# 29.75 Pig 9LB



## txspeck

What a great day! Got on the water about 10:00 and seems like I was catching fish all day, probably caught 22 trout 20" to 22" range and 3 reds. Then around 4:00 caught a 25.50 then about an hour later my PB 29.75 When she came up on top I knew she was a great fish she tailed walked for about 20 yards it seems and all I could see was her huge yellow mouth desperately trying to spit my fatboy. After about 15 min of her stripping line, she finally gave up and she ended up in my net. I thought for sure she was my 30" but she came up a little short. I Put her on the boga and she weighed in at 9LB. Put her back in the water and just smiled as she disappeared.

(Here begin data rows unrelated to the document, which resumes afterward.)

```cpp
enum Knob {
#define QA_KNOB_ENUM(id, name, def, doc) K_##id,
    QA_KNOB_TABLE(QA_KNOB_ENUM)
#undef QA_KNOB_ENUM
        K_COUNT
};

long long knob(Knob k);
void knob_set(Knob k, long long v);

}
```

Before: 3139.

## Compute only read-out rows in last aggregator layer; occupancy-aware GEMM tile cost

Result: faster. 3272, median of 6 (+4.2%).

```diff
diff --git a/unified_audio_amd/csrc/conv_gemm.hip b/unified_audio_amd/csrc/conv_gemm.hip
--- a/unified_audio_amd/csrc/conv_gemm.hip
+++ b/unified_audio_amd/csrc/conv_gemm.hip
@@ -468,14 +468,16 @@
     hipLaunchKernelGGL(kernel, dim3((unsigned)tiles), dim3(256), 0, stream, p);
 }
 
+static bool takes_bk16(int bm, int bn, long long tiles, int K, int C_in, bool elu) {
+    return bm == 256 || (bn >= 64 && !elu && ((K <= knob(K_GEMM_BK16) && tiles >= knob(K_GEMM_BK16_MIN_TILES)) || C_in % 32 != 0));
+}
+
 template <int BM, int BN, int WM, int WN>
 static int launch_cfg(const ConvParams& p, hipStream_t stream) {
     QA_REQUIRE(p.prologue == ACT_NONE || p.prologue == ACT_ELU, "conv_gemm: prologue %d unsupported", p.prologue);
     const long long tiles = ceil_div(p.M, BM) * ceil_div(p.N, BN);
-    const long long bk16_max_k = knob(K_GEMM_BK16);
-    const long long bk16_min_tiles = knob(K_GEMM_BK16_MIN_TILES);
     const bool linear = is_linear(p), elu = p.prologue == ACT_ELU;
-    const bool bk16 = BM == 256 || (BN >= 64 && !elu && ((p.K <= bk16_max_k && tiles >= bk16_min_tiles) || p.C_in % 32 != 0));
+    const bool bk16 = takes_bk16(BM, BN, tiles, p.K, p.C_in, elu);
     const int bk = bk16 ? 16 : 32;
     const bool table = BM != 256 && (!linear || elu);
     QA_REQUIRE(p.K % bk == 0 && (!table || p.C_in % bk == 0),
@@ -502,29 +504,56 @@
     return QA_OK;
 }
 
-static int choose_tile(const ConvParams& p) {
-    const bool lin = is_linear(p) && p.prologue != ACT_ELU;
+struct TileQuery {
+    long long M, N, K;
+    int C_in;
+    bool lin, elu, split;
+    bool image;
+    int share;
+};
+static int workgroups_per_cu(int cfg, bool bk16, bool split) {
+    switch (cfg) {
+        case PROF_CFG_128x128: return bk16 ? 3 : split ? 1 : 2;
+        case PROF_CFG_64x128: return bk16 ? 4 : 2;
+        case PROF_CFG_128x64: return bk16 ? 4 : 2;
+        case PROF_CFG_64x64: return bk16 ? 5 : split ? 3 : 4;
+        case PROF_CFG_256x128: return 2;
+        default: return split ? 2 : 3;
+    }
+}
+static double tile_cost(const TileQuery& t, int cfg, int bm, int bn, double eff) {
+    constexpr double kTile = 128.0 * 128.0, kRamp = 0.22, kLaunch = 0.27 * 512.0;
+    const long long tiles = ceil_div(t.M, bm) * ceil_div(t.N, bn);
+    const long long w = workgroups_per_cu(cfg, takes_bk16(bm, bn, tiles, (int)t.K, t.C_in, t.elu), t.split);
+    const long long n = tiles * (t.share > 1 ? t.share : 1), cap = 256 * w;
+    const long long rounds = ceil_div(n, cap), m = n - (rounds - 1) * cap;
+    double last = 0.5 * ((double)ceil_div(m, 256) + (double)m / 256.0);
+    if (last < 1.0) last = 1.0;
+    return kTile * kLaunch + (double)t.K * ((double)bm * bn / eff * ((double)(w * (rounds - 1)) + last) + kRamp * kTile * (double)rounds);
+}
+static double tile_cost_r4(const TileQuery& t, int bm, int bn, double eff) {
+    const long long tiles = ceil_div(t.M, bm) * ceil_div(t.N, bn);
+    return (double)ceil_div(tiles, 256) * bm * bn / eff * (tiles <= 256 ? 1.25 : 1.0);
+}
+static int choose_tile(const TileQuery& t) {
     int cfg = (int)knob(K_GEMM_CFG);
     if (cfg < 0) {
-        if (p.N <= 32) cfg = PROF_CFG_128x32;
-        else if (p.N <= 64) cfg = PROF_CFG_128x64;
+        if (t.N <= 32) cfg = PROF_CFG_128x32;
+        else if (t.N <= 64) cfg = PROF_CFG_128x64;
         else {
-            struct Cand { int cfg, bm, bn; double eff; };
-            static const Cand cands[] = {{PROF_CFG_128x128, 128, 128, 1.0}, {PROF_CFG_64x128, 64, 128, 0.914}, {PROF_CFG_128x64, 128, 64, 0.913},
-                                         {PROF_CFG_64x64, 64, 64, 0.871}};
-            auto cost_of = [&](int bm, int bn, double eff) {
-                const long long tiles = ceil_div(p.M, bm) * ceil_div(p.N, bn);
-                return (double)ceil_div(tiles, 256) * bm * bn / eff * (tiles <= 256 ? 1.25 : 1.0);
-            };
+            struct Cand { int cfg, bm, bn; double eff6, eff32; };
+            static const Cand cands[] = {{PROF_CFG_128x128, 128, 128, 1.0, 1.0}, {PROF_CFG_64x128, 64, 128, 0.85, 0.914},
+                                         {PROF_CFG_128x64, 128, 64, 0.80, 0.913}, {PROF_CFG_64x64, 64, 64, 0.69, 0.871}};
             double best = 0.0;
             cfg = PROF_CFG_128x128;
             const long long eff256 = knob(K_GEMM_256);
-            if (eff256 > 0 && lin && p.M >= 8000 && p.N >= 1024) {
-                best = cost_of(256, 128, eff256 / 1000.0);
+            const bool r4 = t.split && !t.image;
+            if (eff256 > 0 && t.lin && t.M >= 8000 && t.N >= 1024) {
+                best = r4 ? tile_cost_r4(t, 256, 128, eff256 / 1000.0) : tile_cost(t, PROF_CFG_256x128, 256, 128, eff256 / 1000.0);
                 cfg = PROF_CFG_256x128;
             }
             for (const Cand& c : cands) {
-                const double cost = cost_of(c.bm, c.bn, c.eff);
+                const double cost = r4 ? tile_cost_r4(t, c.bm, c.bn, c.eff32) : tile_cost(t, c.cfg, c.bm, c.bn, t.split ? c.eff6 : c.eff32);
                 if (best == 0.0 || cost < best * 0.995) {
                     best = cost;
                     cfg = c.cfg;
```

Gents, if you want to catch big trout watch http://www.troutsupport.com/ videos! Very informative and great tips that will help you land a trout of a lifetime!

All fish were caught on corks and fatboys. Fish were in 3 to 4 ft of water about 75 yards of points. Water temp 65, winds SSE 15,
Fishing should be good all week!


----------



## beerdruid

Wow! Outstanding. Congrats on your PB.


----------



## juan valdez

congrats! **** fine looking fish there.


----------



## BFI-TX

Nice! Congrats.


----------



## SafetyMan

Congratulations on a beautiful fish!


----------



## KDubBlast

Beautiful. Good Job on the CPR!


----------



## Drifting Yak

Very nice spec there Mr. txspeck! Lemme know if you ever need someone to come with ya to help hold the fish! :rotfl:


----------



## DIHLON

Great job!


----------



## sharkchum

That's a pig. Congratulations


----------



## sotexhookset

Well done and a big congrats. Great fish.


----------



## My Coast Outdoors

Great fish and advice!


----------



## TatterTot

That's awesome. Not just the monster but the fact you found a steady bite.


----------



## trophytroutman

Nice hawg Bill!!!


----------



## Trailer Rig

Awesome fish


----------



## glojim

Great report!

With wind up to 15mph, did u hug the shoreline to avoid the wind/choppy water?


----------



## Flats Mark

Awesome post!!!


----------



## Bow'd-Up

Nice catch!
Great release!

Yep, the girls always try to spit my Fat Boy too!


----------



## Explorer123

Nice fish. Great story. Sounds like a wonderful trip! Congrats.


----------



## troutsupport

Awesome fish TxSpeck. Nice work Brotha! you've done the work and watching them over and over and put the knowledge into play BIG TIME. 

Congrats on a beautiful fish. T


----------



## GeeTee

Sheeet - look at the head on that thing. Congrats!!!!


----------



## RogerTherk

that would be on my wall, at least a replica. Nice catch


----------



## RRbohemian

Nice fatty. Good to see you let her make more fatties like her.


----------



## troutsupport

Awesome fish for sure. I added a couple fat ones late yesterday.. CPR'd them.


----------



## Fishon 13

Nice fish congrats.


----------



## troutsupport

You've had a heck of a season so far Bill.. keep it up brotha, still some big 'uns left to be caught for sure.


----------



## smacha538

Congrats on the pig!


Sent from my iPhone using Tapatalk


----------



## Anderson Guide Service

Awesome!!


----------



## trophytroutman

Your 30" is waiting for ya. Still a heck of a fish.


----------



## Guitarfish

Nothing but a super catch!


----------



## schoalbeast101

Great fish! Isn't it awesome how those pigs almost look and act like a different species of fish! When you see them attached to your line they don't look like a normal trout. I guess because they aren't. lol.


----------



## Marker 54 Lures

dude !


----------



## Troutamizer

That is a fish of a lifetime congratulation!


----------



## GOTAWAY

I great fish txspec


Sent from my iPhone using Tapatalk


----------



## ghbyram

Well done.


----------



## gonzo1981

WOW that's I biggin great job.


----------



## sqr71

That was a very nice fish. Way to go on letting her go back to making more.


----------



## JimD

Nice fish glad that you put her back. So close kinda like shooting that big buck that scores in the high 160's and misses that 170 net.

I had my best at 30.5 by tape and she had just spawned the night before and boggaed at 9.25. You always dream about that 30+ and 10 plus. That is what keeps us out there. Looking and dreaming and wondered just how big the big ones were that did not make it to the boga.  

I got my pxs gave her a kiss and revived her a minute and let her eased her back into the water and wondering what she would weighed if had caught her the day before. 

Good luck and stay with looking for that "book" fish. 


Tobin has great dvd's heck I took them with me in November the weekend of the super moon and managed to watch all of them while hunting it was so slow. Got a fair 140 class 8 point but it was SLOW hunting and great movie time with a dvd player and ear plug I was able to hunt and watch dvds.

Amazing what you see and pick up each time you watch them.


----------



## ctsa

What a pig! That first head shake on top of a rush you can only explain to others that have experienced it! 

Tight lines


----------



## Vulash

Congratulations! Thats a beauty


----------